She tripped on a tree root half-buried in the road, and fell flat on her face. She was too tired to get up again.
Half an hour later, the hunter found her. He was padding quietly through the eaves of the forest, on the way home after a particularly long day. He noticed her as a strange bundle on the packed dirt of the road, and left the cover of the trees to investigate. He turned her sprawled form over carefully, and recognised her (with some difficulty) as the pretty young woman who lived in the old hut not far up the path. He’d seen her in the back garden occasionally, helping an older woman, sometimes an older man, with menial work. It had been some time since he’d last seen her in the garden, but he’d spotted her occasionally since, on the road.

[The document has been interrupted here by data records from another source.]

template <bool kSH16>
__device__ __forceinline__ void load_sh(int deg, int M, const float* __restrict__ sh, float (&c)[16][3]) {
    const int ncoef = min((deg + 1) * (deg + 1), M);
    if (kSH16) {
        const float4* s4 = reinterpret_cast<const float4*>(sh);
        float buf[48];
#pragma unroll
        for (int i = 0; i < 12; i++) {
            const float4 v = (i * 4 < ncoef * 3) ? s4[i] : make_float4(0.f, 0.f, 0.f, 0.f);
            buf[4 * i + 0] = v.x; buf[4 * i + 1] = v.y; buf[4 * i + 2] = v.z; buf[4 * i + 3] = v.w;
        }
#pragma unroll
        for (int k = 0; k < 16; k++)
#pragma unroll
            for (int ch = 0; ch < 3; ch++) c[k][ch] = buf[3 * k + ch];
    } else {
#pragma unroll
        for (int k = 0; k < 16; k++)
#pragma unroll
            for (int ch = 0; ch < 3; ch++) c[k][ch] = (k < ncoef) ? sh[3 * k + ch] : 0.f;
    }
}

__device__ __forceinline__ float3 eval_sh_color(int deg, const float (&c)[16][3], float x, float y, float z,
                                                uint8_t& clamped_bits) {
    float res[3];
#pragma unroll
    for (int ch = 0; ch < 3; ch++) res[ch] = SH_C0 * c[0][ch];
    if (deg > 0) {
        const float k1 = SH_C1 * y, k2 = SH_C1 * z, k3 = SH_C1 * x;
#pragma unroll
        for (int ch = 0; ch < 3; ch++) res[ch] = res[ch] - k1 * c[1][ch] + k2 * c[2][ch] - k3 * c[3][ch];
        if (deg > 1) {
            const float xx = x * x, yy = y * y, zz = z * z;
            const float xy = x * y, yz = y * z, xz = x * z;
            const float k4 = SH_C2_0 * xy;
            const float k5 = SH_C2_1 * yz;
            const float k6 = SH_C2_2 * (2.0f * zz - xx - yy);
            const float k7 = SH_C2_3 * xz;
            const float k8 = SH_C2_4 * (xx - yy);
#pragma unroll
            for (int ch = 0; ch < 3; ch++)
                res[ch] = res[ch] + k4 * c[4][ch] + k5 * c[5][ch] + k6 * c[6][ch] + k7 * c[7][ch] + k8 * c[8][ch];
            if (deg > 2) {
                const float k9 = SH_C3_0 * y * (3.0f * xx - yy);
                const float k10 = SH_C3_1 * xy * z;
                const float k11 = SH_C3_2 * y * (4.0f * zz - xx - yy);
                const float k12 = SH_C3_3 * z * (2.0f * zz - 3.0f * xx - 3.0f * yy);
                const float k13 = SH_C3_4 * x * (4.0f * zz - xx - yy);
                const float k14 = SH_C3_5 * z * (xx - yy);
                const float k15 = SH_C3_6 * x * (xx - 3.0f * yy);
#pragma unroll
                for (int ch = 0; ch < 3; ch++)
                    res[ch] = res[ch] + k9 * c[9][ch] + k10 * c[10][ch] + k11 * c[11][ch] + k12 * c[12][ch] +
                              k13 * c[13][ch] + k14 * c[14][ch] + k15 * c[15][ch];
            }
        }
    }
    clamped_bits = 0;
#pragma unroll
    for (int ch = 0; ch < 3; ch++) {
        res[ch] += 0.5f;
        if (res[ch] < 0) clamped_bits |= (uint8_t)(1u << ch);
        res[ch] = fmaxf(res[ch], 0.0f);
    }
    return make_float3(res[0], res[1], res[2]);
}

constexpr int kPpThreads = 256;
constexpr int kShStride = 52;

template <bool kHasSH, bool kCovPrecomp, bool kAA, typename ShFn>
__device__ __forceinline__ void pp_gaussian(const PreprocessArgs& a, const GeomView& g, int* __restrict__ radii,
                                            uint32_t* __restrict__ tile_count, int idx, bool radii_copy, float mx,
                                            float my, float mz, const float (&sc)[3], float4 q, float (&cov3D)[6],
                                            float opacity, const Mat4& V, const Mat4& Pm, ShFn&& load_shc,
                                            float* stage) {
    const float3 p_view = transform_point_4x3(mx, my, mz, V);
    if (p_view.z <= 0.2f) {
        if (a.prefiltered) g.hdr[kHdrError] = a.err_token;
        return;
    }
    const float4 p_hom = transform_point_4x4(mx, my, mz, Pm);
    const float p_w = 1.0f / (p_hom.w + 0.0000001f);
    const float p_proj_x = p_hom.x * p_w;
    const float p_proj_y = p_hom.y * p_w;

    if (!kCovPrecomp) {
        compute_cov3d(sc, q, a.scale_modifier, cov3D);
        if (a.store_cov3d) {
#pragma unroll
            for (int i = 0; i < 6; i++) g.cov3D[6 * idx + i] = cov3D[i];
        }
    }

    float3 t = transform_point_4x3(mx, my, mz, V);
    const float limx = 1.3f * a.tan_fovx;
    const float limy = 1.3f * a.tan_fovy;
    const float txtz = t.x / t.z;
    const float tytz = t.y / t.z;
    t.x = fminf(limx, fmaxf(-limx, txtz)) * t.z;
    t.y = fminf(limy, fmaxf(-limy, tytz)) * t.z;
    const Mat3 J = mat3_cols(a.focal_x / t.z, 0.0f, -(a.focal_x * t.x) / (t.z * t.z), 0.0f, a.focal_y / t.z,
                             -(a.focal_y * t.y) / (t.z * t.z), 0, 0, 0);
    const float* v = V.m;
    const Mat3 Wm = mat3_cols(v[0], v[4], v[8], v[1], v[5], v[9], v[2], v[6], v[10]);
    const Mat3 T = mat3_mul(Wm, J);
    const Mat3 Vrk = mat3_cols(cov3D[0], cov3D[1], cov3D[2], cov3D[1], cov3D[3], cov3D[4], cov3D[2], cov3D[4],
                               cov3D[5]);
    Mat3 cov = mat3_mul(mat3_mul(mat3_transpose(T), mat3_transpose(Vrk)), T);
    float det0 = 0.f;
    if constexpr (kAA) det0 = cov.m[0][0] * cov.m[1][1] - cov.m[0][1] * cov.m[0][1];
    cov.m[0][0] += 0.3f;
    cov.m[1][1] += 0.3f;
    const float cx = cov.m[0][0], cy = cov.m[0][1], cz = cov.m[1][1];

    const float det = (cx * cz - cy * cy);
    if (det == 0.0f) return;
    if constexpr (kAA) opacity = opacity * sqrtf(fmaxf(0.000025f, det0 / det));
    const float det_inv = 1.f / det;
    const float conic_x = cz * det_inv, conic_y = -cy * det_inv, conic_z = cx * det_inv;
    const float mid = 0.5f * (cx + cz);
    const float lambda1 = mid + sqrtf(fmaxf(0.1f, mid * mid - det));
    const float lambda2 = mid - sqrtf(fmaxf(0.1f, mid * mid - det));
    const float my_radius = ceilf(3.f * sqrtf(fmaxf(lambda1, lambda2)));
    const float pix_x = ndc2pix(p_proj_x, a.W);
    const float pix_y = ndc2pix(p_proj_y, a.H);
    const uint32_t gx = (uint32_t)((a.W + a.block - 1) / a.block);
    const uint32_t gy = (uint32_t)((a.H + a.block - 1) / a.block);
    const int iradius = (int)my_radius;
    const Rect r = get_rect(pix_x, pix_y, iradius, a.block, a.block, gx, gy);
    const uint32_t area = (r.x1 - r.x0) * (r.y1 - r.y0);
    if (area == 0) return;

    float3 rgbv = make_float3(0.f, 0.f, 0.f);
    if (kHasSH) {
        float shc[16][3];
        load_shc(shc);
        float dx = mx - a.cam_pos[0], dy = my - a.cam_pos[1], dz = mz - a.cam_pos[2];
        const float len = sqrtf(dot3(dx, dy, dz, dx, dy, dz));
        dx = dx / len; dy = dy / len; dz = dz / len;
        uint8_t cbits;
        const float3 rgb = eval_sh_color(a.D, shc, dx, dy, dz, cbits);
        if (a.store_drgb) {
            float dx3[3], dy3[3], dz3[3];
            sh_ddir(a.D, shc, dx, dy, dz, dx3, dy3, dz3);
            float4* row = stage ? reinterpret_cast<float4*>(stage)
                                : reinterpret_cast<float4*>(g.drgb) + 3 * (size_t)idx;
            row[0] = make_float4(dx3[0], dx3[1], dx3[2], dy3[0]);
            row[1] = make_float4(dy3[1], dy3[2], dz3[0], dz3[1]);
            row[2] = make_float4(dz3[2], 0.f, 0.f, 0.f);
        }
        if (stage) {
            *reinterpret_cast<float4*>(stage + 12) = make_float4(rgb.x, rgb.y, rgb.z, 0.f);
        } else {
            g.rgb[3 * idx + 0] = rgb.x;
            g.rgb[3 * idx + 1] = rgb.y;
            g.rgb[3 * idx + 2] = rgb.z;
        }
        rgbv = rgb;
        g.clamped[idx] = cbits;
    }
    g.depths[idx] = p_view.z;
    radii[idx] = iradius;
    if (radii_copy) g.radii[idx] = iradius;
    reinterpret_cast<float2*>(g.means2D)[idx] = make_float2(pix_x, pix_y);
    reinterpret_cast<float4*>(g.conic_opacity)[idx] = make_float4(conic_x, conic_y, conic_z, opacity);
    g.tiles_touched[idx] = area;
    if (a.block == 32) {
        float r_, g_, b_;
        if (kHasSH) {
            r_ = rgbv.x; g_ = rgbv.y; b_ = rgbv.z;
        } else {
            r_ = a.colors_precomp[3 * idx]; g_ = a.colors_precomp[3 * idx + 1]; b_ = a.colors_precomp[3 * idx + 2];
        }
        float4* row = stage ? reinterpret_cast<float4*>(stage + 16)
                            : reinterpret_cast<float4*>(g.amr_rows + (size_t)16 * idx);
        const float4 co = make_float4(conic_x, conic_y, conic_z, opacity);
        row[0] = make_float4(pix_x, pix_y, r_, g_);
        row[1] = splat_coef(co);
        row[2] = make_float4(b_, conic_x, conic_y, conic_z);
        if (!stage) row[3] = make_float4(0.f, 0.f, 0.f, 0.f);
    }

    if (tile_count)
        for (uint32_t y = r.y0; y < r.y1; y++)
            for (uint32_t x = r.x0; x < r.x1; x++) atomicAdd(&tile_count[y * gx + x], 1u);
}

He patted her face. “Hey!” Her eyes remained closed. He looked around in exasperation – no-one in sight, expected at this time of day. He sighed and carefully lifted her in his arms – she weighed less than the boar he’d speared earlier and left to hang for a day or two before he came back and stripped it. He knew where the hut was, and besides, the town was not on his way home. There might be some unpleasantness when he knocked on the door, but not nearly half so much as what would transpire if he took her back to the town.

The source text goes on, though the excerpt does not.